= B. C. Cooray =

Sri Lankan cricket umpire

Bulathsinghalage Cyril Cooray (born 15 May 1941 in Colombo), is a former Sri Lankan international cricket umpire and a former senior executive of Sri Lanka Insurance Corporation. He officiated in 21 Test matches and 48 ODIs over a period of 26 years. He also served on the ICC International Panel for Umpires. His umpiring mistakes during Sri Lanka's home Test series against England in 2001 caused a major controversy.

== Career ==
He was employed at the Sri Lanka Insurance Corporation before pursuing a full time umpiring career. He made his international debut as an umpire on 21 September 1985 during an ODI between Sri Lanka and India.

=== 2001 Sri Lanka-England Test series ===
Cooray and South Africa's Rudi Koertzen were appointed as standing umpires for the second Test match between Sri Lanka and England in 2001 at Asgiriya Stadium, Kandy.

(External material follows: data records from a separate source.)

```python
class InkAttn(C.Structure):
    _fields_ = [
        ("Q", c_void_p), ("K", c_void_p), ("V", c_void_p), ("O", c_void_p),
# ... 40 lines not shown
                               c_void_p],
    "ink_box_nms": [c_void_p, c_void_p, c_int, c_float, c_void_p, c_void_p, c_void_p, c_void_p],
    "ink_ms_deform_attn_forward": [c_void_p, C.POINTER(c_i64), C.POINTER(c_i64), c_void_p, c_void_p, c_int,
                                   c_int, c_int, c_int, c_int, c_int, c_int, c_int, c_void_p, c_void_p],
    "ink_ms_deform_attn_forward_dev": [c_void_p, c_void_p, c_void_p, c_void_p, c_void_p, c_int, c_int, c_int, c_int,
                                       c_int, c_int, c_int, c_int, c_int, c_void_p, c_void_p],
    "ink_ms_deform_attn_backward_dev": [c_void_p, c_void_p, c_void_p, c_void_p, c_void_p, c_void_p, c_int, c_int, c_int,
                                        c_int, c_int, c_int, c_int, c_int, c_int, c_void_p, c_void_p, c_void_p,
                                        c_void_p],
    "ink_msda_fused": [c_void_p, c_void_p, c_i64, c_void_p, c_int, c_i64, c_i64, C.POINTER(c_int), c_int,
                       c_int, c_int, c_void_p, c_void_p],
    "ink_swin_patchify": [c_void_p, c_int, c_int, C.POINTER(c_float), C.POINTER(c_float), c_void_p, c_void_p],
    "ink_layernorm_merge4": [c_void_p, c_i64, c_void_p, c_void_p, c_float, c_void_p, c_int, c_int, c_void_p,
                             c_void_p],
    "ink_groupnorm_nhwc": [c_void_p, c_int, c_int, c_int, c_int, c_void_p, c_void_p, c_float, c_void_p,
                           c_void_p, c_i64, c_void_p],
    "ink_gather_rows": [c_void_p, c_i64, c_i64, c_void_p, c_i64, c_int, c_int, c_int, c_void_p, c_void_p,
                        c_void_p],
    "ink_biattn_fusion": [c_void_p, c_void_p, c_int, c_int, c_int, c_int, c_float, c_void_p, c_void_p,
                          c_void_p, c_int, c_void_p, c_void_p, c_void_p],
    "ink_biattn_colstats": [c_void_p, c_int, c_int, c_int, c_void_p, c_void_p, c_void_p],
    "ink_fusion_fold_workspace": [c_int, c_int, C.POINTER(c_i64)],
    "ink_relpos_bias64_f16": [c_void_p, c_i64, c_void_p, c_void_p, c_int, c_int, c_int, c_float, c_void_p, c_void_p, c_void_p],
    "ink_proj256_ln_pack": [c_void_p, c_void_p, c_void_p],
    "ink_proj256_ln": [c_void_p, c_void_p, c_void_p, c_void_p, c_void_p, c_int, c_void_p, c_void_p, c_float, c_i64, c_void_p,
                       c_void_p, c_void_p],
    "ink_sam_upscale_pack": [c_void_p, c_void_p, c_void_p],
    "ink_sam_upscale_tail": [c_void_p, c_i64, c_int, c_int, c_void_p, c_void_p, c_float, c_void_p, c_void_p, c_void_p,
                             c_int, c_void_p, c_void_p],
    "ink_ffn256_pack_bytes": [c_int, c_int, C.POINTER(c_i64)],
    "ink_ffn256_pack": [c_void_p, c_void_p, c_void_p, c_int, c_void_p, c_void_p, c_void_p],
    "ink_ffn256_fused": [c_void_p, c_i64, c_void_p, c_void_p, c_void_p, c_void_p, c_void_p, c_float, c_int, c_int,
                         c_void_p, c_void_p, c_void_p, c_void_p, c_void_p],
    "ink_fusion_fold": [c_void_p, c_int, c_int, c_void_p, c_void_p, c_float, c_void_p, c_void_p, c_i64, c_int, c_void_p,
                        c_void_p, c_void_p, c_void_p, c_void_p, c_void_p, c_void_p, c_float, c_void_p, c_void_p, c_void_p,
                        c_void_p, c_void_p, c_void_p],
    "ink_attn_fewkeys": [c_void_p, c_i64, c_void_p, c_i64, c_void_p, c_i64, c_int, c_int, c_int, c_int, c_int,
                         c_float, c_void_p, c_void_p, c_void_p, c_int, c_void_p, c_i64, c_void_p],
    "ink_attn_fewq": [c_void_p, c_i64, c_void_p, c_i64, c_void_p, c_i64, c_int, c_int, c_int, c_int, c_int,
                      c_float, c_void_p, c_void_p, c_void_p, c_void_p, c_i64, c_void_p],
    "ink_topk_rowmax": [c_void_p, c_int, c_int, c_int, c_int, c_void_p, c_void_p, c_void_p, c_void_p],
    "ink_sine_embed4": [c_void_p, c_void_p, c_int, c_void_p, c_void_p],
    "ink_box_refine": [c_void_p, c_i64, c_void_p, c_int, c_int, c_void_p, c_void_p],
    "ink_mask_cleanup_workspace_ints": [c_int, c_int, c_int, c_int, C.POINTER(c_i64)],
    "ink_mask_cleanup": [c_void_p, c_int, c_int, c_int, c_int, c_int, C.c_double, c_void_p, c_void_p, c_void_p,
                         c_void_p, c_void_p],
    "ink_mask_sketch_iou_counts": [c_void_p, c_void_p, c_int, c_int, c_int, c_void_p, c_void_p, c_void_p],
    "ink_refine_sketch_planes": [c_void_p, c_int, c_int, c_void_p, c_void_p, c_void_p],
    "ink_bitplane_pack": [c_void_p, c_int, c_int, c_int, c_int, c_void_p, c_void_p],
    "ink_refine_depth_samples": [c_void_p, c_int, c_void_p, c_void_p, c_int, c_int, c_int, c_void_p, c_void_p, c_void_p],
    "ink_refine_pair_tables": [c_void_p, c_void_p, c_int, c_int, c_int, c_void_p, c_void_p, c_void_p, c_void_p,
                               c_void_p, c_void_p],
    "ink_refine_composite": [c_void_p, c_void_p, c_int, c_int, c_int, c_void_p, c_void_p, c_void_p],
    "ink_refine_relabel_clean": [c_void_p, c_void_p, c_int, c_int, c_void_p, c_void_p],
    "ink_refine_grow_workspace": [c_int, c_int, C.POINTER(c_i64), C.POINTER(c_i64)],
    "ink_refine_grow": [c_void_p, c_void_p, c_int, c_int, c_void_p, c_void_p, c_void_p, c_void_p, c_void_p, c_void_p,
                        c_int, c_void_p, c_void_p],
    "ink_refine_query_dists": [c_void_p, c_void_p, c_void_p, c_int, c_int, c_int, c_void_p, c_void_p],
    "ink_refine_finalize": [c_void_p, c_void_p, c_int, c_void_p, c_int, c_int, c_void_p, c_void_p, c_void_p, c_void_p],
    "ink_host_sparse_sample": [c_void_p, c_int, c_int, c_void_p, c_int, c_void_p],
    "ink_host_assign_unlabeled": [c_void_p, c_int, c_void_p, c_int, c_void_p, c_void_p, c_void_p, c_int, c_void_p],
    "ink_depth_patchify": [c_void_p, c_int, c_int, c_int, c_int, c_int, c_int, C.POINTER(C.c_double), C.POINTER(C.c_double),
                           c_int, c_void_p, c_void_p],
    "ink_resize_bilinear_ac_nhwc": [c_void_p, c_int, c_int, c_int, c_int, c_int, c_int, c_void_p, c_void_p, c_void_p],
    "ink_im2col3x3_ex_f16": [c_void_p, c_int, c_int, c_int, c_int, c_int, c_int, c_void_p, c_void_p],
    "ink_layers_otsu_planes": [c_void_p, c_int, c_int, c_int, c_int, c_void_p, c_void_p, c_void_p, c_void_p],
# ... 64 lines not shown
```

The match witnessed at least 13 umpiring mistakes, with Cooray playing a major part. England went on to win the match by three wickets. Fans chanted and booed the umpires in the stands for their erroneous calls, leading to the umpires being escorted from the stadium by security officials. Local Sri Lankan fans vented their frustrations in the stands by holding placards and banners, such as "B.C You Sold This Match. Have Got Your Resident Visa for England" and "Bad Call Cooray".

During England's first innings, Cooray turned down three close lbw appeals when England skipper Nasser Hussain was batting; Hussain went on to complete a match-winning century. Cooray also denied a caught and bowled dismissal of Graeme Hick off Muttiah Muralitharan's bowling, and denied another close lbw call when Michael Atherton was batting. During Sri Lanka's second innings, Cooray ruled Sanath Jayasuriya out, when replays suggested that the ball had bumped well before it was taken by slip fielder Graham Thorpe. Jayasuriya showed dissent at the decision as he hurled his helmet across the boundary line. The contentious umpiring decisions caused tensions between the two teams, with Atherton claiming that Kumar Sangakkara called the England team "cheats".

Cooray also faced backlash for his refusal to admit the mistakes he committed during the match. During the post-match presentation, fans of Sri Lanka and England yelled for him to be named Man of the Match. Initial reports by local media revealed that he would be dropped for the third and final Test of the series, thus forcing him to retire from umpiring. Later it was reported that he was recalled as TV umpire for the third and final Test, which was confirmed by K. T. Francis, the director of umpiring with the Sri Lanka Cricket. Despite the assurance from Francis, the second Test at Kandy turned out to be Cooray's last international match as an umpire.

Prior to the controversial Test match, Cooray was generally regarded as a competent umpire and was well respected within the cricketing community and among fans.